A few years back, we're all about we're a Tableau shop or we're a Power BI shop, and that's our standard. I think what we're starting to see now is that people are realizing the visualization is kind of the last. And it's almost like saying, oh, we're an Outlook company. It's like, so what if I have an iPhone and I just want to use Mac Mail? Like, I can't use it. No, no. We just use Outlook. It's like people want to consume data the way that they want to consume it in the formats and the variety of formats that they want. So that really isn't the problem. Right? We should be open to any vis, I would say, you know, being able to connect and to represent it, how that user wants to look at it.
Conversation now has definitely moved away from that, but we're not hearing that so much anymore.
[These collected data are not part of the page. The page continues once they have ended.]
template <class C>
__global__ void __launch_bounds__(C::THREADS, 3) conv_ringf_kernel(const RingfParams p) {
    extern __shared__ __attribute__((aligned(16))) unsigned char lds[];
    const int tid = threadIdx.x, lane = tid & 63;
    const int wv = __builtin_amdgcn_readfirstlane(tid >> 6);
    const int l31 = lane & 31, hi = lane >> 5;

    const unsigned G = gridDim.x;
    const unsigned nxc = G < (unsigned)kXcds ? G : (unsigned)kXcds;
    const unsigned xcd = blockIdx.x % nxc, slot = blockIdx.x / nxc;
    const unsigned nx = G / nxc + (xcd < G % nxc ? 1u : 0u);
    const unsigned c_begin = (unsigned)((unsigned long long)xcd * p.nunits / nxc);
    const unsigned c_end = (unsigned)((unsigned long long)(xcd + 1) * p.nunits / nxc);
    if (c_begin + slot >= c_end) return;
    const unsigned u_begin = c_begin + slot, u_end = c_end, u_step = nx;
    const unsigned my_units = (u_end - u_begin + u_step - 1) / u_step;
    const int ngroups = C::NPLANES * p.gpp;
    const unsigned total = my_units * (unsigned)ngroups;

    if (wv >= C::MWAVES) {
        const int lw = wv - C::MWAVES;
        int ia[C::NL], ib[C::NL];
#pragma unroll
        for (int it = 0; it < C::NL; ++it) {
            const int wi = it * C::LWAVES + lw;
            const int j = wi * 64 + lane;
            if (wi < C::IN_WI) {
                const int q = j / C::SPP, sp = j % C::SPP;
                const int lx = q % C::IW, ly = q / C::IW;
                ia[it] = j < C::IN_SLOTS ? (ly << 10 | lx) : -1;
                ib[it] = (sp ^ ((lx >> 2) & 3)) * 16;
            } else if (wi < C::IN_WI + C::W_WI) {
                const int jj = j - C::IN_WI * 64;
                ia[it] = jj / C::WSL;
                ib[it] = jj % C::WSL;
            } else {
                ia[it] = -1, ib[it] = 0;
            }
        }
        const __amdgpu_buffer_rsrc_t rsrc_w = __builtin_amdgcn_make_buffer_rsrc(const_cast<float *>(p.w), 0, (int)p.w_bytes, 0x00020000);
        unsigned loc[C::NL], cv[C::NL];
        int loc_ld = -1;
#pragma unroll
        for (int it = 0; it < C::NL; ++it) loc[it] = kRingfOob, cv[it] = kRingfOob;
        unsigned issued = 0, dslot = 0;
        const bool mix_in = C::MIX_IT >= 0 && C::MIX_IT * C::LWAVES + lw < C::IN_WI;
        for (unsigned pu = u_begin; pu < u_end; pu += u_step) {
            const RingfUnit PU = ringf_unit(p, pu, C::CO_UNIT);
            for (int pplane = 0; pplane < C::NPLANES; ++pplane) {
                const int a = pplane >> 1, b = pplane & 1;
                int oy, ox;
                if constexpr (C::MODE == RF_K3S1) oy = PU.y0 * C::TH - 1, ox = PU.x0 * C::TW - 1;
                else if constexpr (C::MODE == RF_CT4) oy = PU.y0 * C::TH - (1 - PU.py), ox = PU.x0 * C::TW - (1 - PU.px);
                else oy = PU.y0 * C::TH - a, ox = PU.x0 * C::TW - b;
                unsigned d_sw = unif((unsigned)((size_t)PU.co0 * 4));
                const unsigned wplane = (unsigned)(p.cin_pad * p.cout * 4);
                const unsigned wstep = (unsigned)(C::CKG * p.cout * 4);
                for (int ps = 0; ps < p.nsrc; ++ps) {
                    const int ld = selq4(p.src_ld, ps), srcc = selq4(p.src_c, ps);
                    const size_t img = (size_t)p.H * p.W * ld * 4;
                    const char *base_in = unif(reinterpret_cast<const char *>(selq4(p.src_ptr, ps)) + (size_t)PU.n0 * img);
                    const __amdgpu_buffer_rsrc_t d_rin = __builtin_amdgcn_make_buffer_rsrc(const_cast<char *>(base_in), 0, (int)unif((unsigned)img), 0x00020000);
                    const unsigned ldb = (unsigned)ld * 4u;
                    const __amdgpu_buffer_rsrc_t d_rmix = __builtin_amdgcn_make_buffer_rsrc(
                        const_cast<char *>(unif(mix_in ? base_in : reinterpret_cast<const char *>(p.w))), 0,
                        (int)unif(mix_in ? (unsigned)img : (unsigned)p.w_bytes), 0x00020000);
                    constexpr int S = C::NPLANES == 4 ? 2 : 1;
                    if (ld != loc_ld) {
                        loc_ld = ld;
#pragma unroll
                        for (int it = 0; it < C::NL; ++it) {
                            if (it * C::LWAVES >= C::IN_WI) continue;
                            const int ly = ia[it] >> 10, lx = ia[it] & 0x3ff;
                            loc[it] = ia[it] >= 0 ? (unsigned)(S * ly * p.W + S * lx) * ldb + (unsigned)ib[it] : kRingfOob;
                        }
                    }
                    const int fy = S * oy + (S == 2 ? a : 0), fx = S * ox + (S == 2 ? b : 0);
                    const unsigned s_halo = unif((unsigned)((fy * p.W + fx) * (int)ldb));
                    const bool interior = fy >= 0 && fy + S * (C::IH - 1) < p.H && fx >= 0 && fx + S * (C::IW - 1) < p.W;
#pragma unroll
                    for (int it = 0; it < C::NL; ++it) {
                        const bool in_ct = (it + 1) * C::LWAVES <= C::IN_WI, w_ct = it * C::LWAVES >= C::IN_WI;
                        unsigned v_in = kRingfOob, v_w = kRingfOob;
                        if (!w_ct) {
                            v_in = loc[it] + s_halo;
                            if (!interior) {
                                const int ry = fy + S * (ia[it] >> 10), rx = fx + S * (ia[it] & 0x3ff);
                                v_in = (ia[it] >= 0 && ry >= 0 && ry < p.H && rx >= 0 && rx < p.W) ? v_in : kRingfOob;
                            }
                        }
                        if (!in_ct) {
                            const int t = ia[it] >> 4, k = ia[it] & 15;
                            int wt = t;
                            bool ok = ia[it] >= 0 && PU.co0 + ib[it] * 4 < p.cout;
                            const int ty = t >> 1, tx = t & 1;
                            if constexpr (C::MODE == RF_CT4) wt = (PU.py * 2 + PU.px) * 4 + t;
                            if constexpr (C::MODE == RF_K3S2) wt = (a ? 2 * ty : 1) * 3 + (b ? 2 * tx : 1), ok = ok && ty <= a && tx <= b;
                            v_w = ok ? (unsigned)wt * wplane + (unsigned)(k * p.cout + ib[it] * 4) * 4u : kRingfOob;
                        }
                        cv[it] = in_ct ? v_in : (w_ct ? v_w : (mix_in ? v_in : v_w));
                    }
                    unsigned d_sin = 0;
                    for (int pc0 = 0; pc0 < srcc; pc0 += C::CKG) {
                        if (issued >= (unsigned)(C::R - 1)) {
                            ringf_wait_vmcnt<(C::R - 2) * C::NL>();
                            __builtin_amdgcn_s_barrier();
                        }
                        const unsigned d_base = unif(dslot * (unsigned)C::GROUP_BYTES + (unsigned)(lw * 1024));
                        const unsigned d_smix = mix_in ? d_sin : d_sw;
                        unsigned keep;
                        asm volatile("s_nop 4\n\ts_mov_b32 %0, m0" : "=s"(keep));
#pragma unroll
                        for (int it = 0; it < C::NL; ++it) {
                            const bool in_ct = (it + 1) * C::LWAVES <= C::IN_WI, w_ct = it * C::LWAVES >= C::IN_WI;
                            const unsigned dst = d_base + (unsigned)(it * C::LWAVES * 1024);
                            if (in_ct) ringf_dma16_m0(dst, cv[it], d_rin, d_sin);
                            else if (w_ct) ringf_dma16_m0(dst, cv[it], rsrc_w, d_sw);
                            else ringf_dma16_m0(dst, cv[it], d_rmix, d_smix);
                        }
                        asm volatile("s_mov_b32 m0, %0" ::"s"(keep));
                        d_sin += (unsigned)(C::CKG * 4), d_sw += wstep;
                        ++issued;
                        dslot = dslot + 1 == (unsigned)C::R ? 0u : dslot + 1;
                    }
                }
            }
        }
        const unsigned rem = issued < (unsigned)(C::R - 1) ? issued : (unsigned)(C::R - 1);
        for (unsigned j = 0; j < rem; ++j) {
            const unsigned left = rem - 1 - j;
            if (left >= 2) ringf_wait_vmcnt<(C::R >= 4 ? 2 : 0) * C::NL>();
            else if (left == 1) ringf_wait_vmcnt<(C::R >= 3 ? 1 : 0) * C::NL>();
            else ringf_wait_vmcnt<0>();
            __builtin_amdgcn_s_barrier();
        }
        return;
    }

    int a_off[C::MT][C::KS];
#pragma unroll
    for (int mt = 0; mt < C::MT; ++mt)
#pragma unroll
        for (int dx = 0; dx < C::KS; ++dx) {
            const int lx = l31 + dx;
            a_off[mt][dx] = ((wv * C::MT + mt) * C::IW + lx) * C::ROWB + ((hi ^ ((lx >> 2) & 3)) << 4);
        }
    const int b_off = C::W_OFF + hi * 4 * C::WROWB + l31 * 4 * C::NT;

    f32x16 acc[C::MT][C::NT];
    unsigned cu = u_begin;
    int cg = 0, cplane = 0, cgp = 0, cbuf = 0;
    RingfUnit CU = ringf_unit(p, cu, C::CO_UNIT);

    for (unsigned s = 0; s < total; ++s) {
        asm volatile("" ::: "memory");
        __builtin_amdgcn_s_barrier();
        asm volatile("" ::: "memory");
        if (cg == 0) {
#pragma unroll
            for (int mt = 0; mt < C::MT; ++mt)
#pragma unroll
                for (int nt = 0; nt < C::NT; ++nt)
#pragma unroll
                    for (int r = 0; r < 16; ++r) acc[mt][nt][r] = 0.f;
        }
        unsigned tapmask = (1u << C::TAPS) - 1u;
        if constexpr (C::MODE == RF_K3S2) tapmask = (cplane >> 1) ? ((cplane & 1) ? 0xfu : 0x5u) : ((cplane & 1) ? 0x3u : 0x1u);
        const unsigned gb = (unsigned)(cbuf * C::GROUP_BYTES);
#pragma unroll
        for (int tap = 0; tap < C::TAPS; ++tap) {
            if constexpr (C::MODE == RF_K3S2) {
                if (!((tapmask >> tap) & 1u)) continue;
            }
            const int ty = tap / C::KS, tx = tap % C::KS;
#pragma unroll
            for (int t = 0; t < 2; ++t) {
                f32x4 a4[C::MT];
#pragma unroll
                for (int mt = 0; mt < C::MT; ++mt)
                    a4[mt] = *reinterpret_cast<const f32x4 *>(lds + gb + (unsigned)((a_off[mt][tx] ^ (t * 32)) + ty * C::IW * C::ROWB));
#pragma unroll
                for (int i = 0; i < 4; ++i) {
                    float bv[C::NT];
                    if constexpr (C::NT == 2) {
                        const rf_f32x2 b2 = *reinterpret_cast<const rf_f32x2 *>(lds + gb + (unsigned)(b_off + (tap * 16 + 8 * t + i) * C::WROWB));
                        bv[0] = b2[0], bv[1] = b2[1];
                    } else {
                        bv[0] = *reinterpret_cast<const float *>(lds + gb + (unsigned)(b_off + (tap * 16 + 8 * t + i) * C::WROWB));
                    }
#pragma unroll
                    for (int mt = 0; mt < C::MT; ++mt)
#pragma unroll
                        for (int nt = 0; nt < C::NT; ++nt)
                            acc[mt][nt] = __builtin_amdgcn_mfma_f32_32x32x2f32(a4[mt][i], bv[nt], acc[mt][nt], 0, 0, 0);
                }
            }
        }

        if (cg == ngroups - 1) {
            constexpr int SO = C::NCLS == 4 ? 2 : 1;
            const int co = CU.co0 + C::NT * l31;
            const bool co_ok = co < p.cout;
            float bs[C::NT];
#pragma unroll
            for (int nt = 0; nt < C::NT; ++nt) bs[nt] = (p.bias && co_ok) ? p.bias[co + nt] : 0.f;
            const size_t oimg = (size_t)p.OH * p.OW * p.out_ld;
            const __amdgpu_buffer_rsrc_t rsrc_o = __builtin_amdgcn_make_buffer_rsrc(p.out + (size_t)CU.n0 * oimg, 0, (int)(oimg * 4), 0x00020000);
            const unsigned pxb = (unsigned)(SO * p.out_ld * 4);
#pragma unroll
            for (int mt = 0; mt < C::MT; ++mt) {
                const int y = CU.y0 * C::TH + wv * C::MT + mt;
                const int oy = SO * y + (C::NCLS == 4 ? CU.py : 0);
                const int ox0 = SO * (CU.x0 * C::TW + 4 * hi) + (C::NCLS == 4 ? CU.px : 0);
                const unsigned vo = co_ok ? (unsigned)(((oy * p.OW + ox0) * p.out_ld + co) * 4) : kRingfOob;
#pragma unroll
                for (int r = 0; r < 16; ++r) {
                    const int soff = (int)(((r & 3) + 8 * (r >> 2)) * pxb);
                    if constexpr (C::NT == 2) {
                        const rf_f32x2 v = {act_apply(acc[mt][0][r] + bs[0], p.act), act_apply(acc[mt][1][r] + bs[1], p.act)};
                        __builtin_amdgcn_raw_buffer_store_b64(__builtin_bit_cast(rf_u32x2, v), rsrc_o, (int)vo, soff, 0);
                    } else {
                        __builtin_amdgcn_raw_buffer_store_b32(__builtin_bit_cast(unsigned, act_apply(acc[mt][0][r] + bs[0], p.act)), rsrc_o, (int)vo, soff, 0);
                    }
                }
            }
            cg = 0, cplane = 0, cgp = 0, cu += u_step;
            if (cu < u_end) CU = ringf_unit(p, cu, C::CO_UNIT);
        } else {
            ++cg;
            if (++cgp == p.gpp) cgp = 0, ++cplane;
        }
        cbuf = cbuf + 1 == C::R ? 0 : cbuf + 1;
    }
}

Sometimes you get in and people just ask, oh, we use Power BI. Do you have that as a connector? And of course, yes, we do. But the conversation now is more around how do I get data in the hands of my business users to solve their day to day business challenge problems at the speed of which things are changing? So that's been kind of a bit of a shift where it's not about the finished product on a known set of questions. It's more about how do I handle the unknown?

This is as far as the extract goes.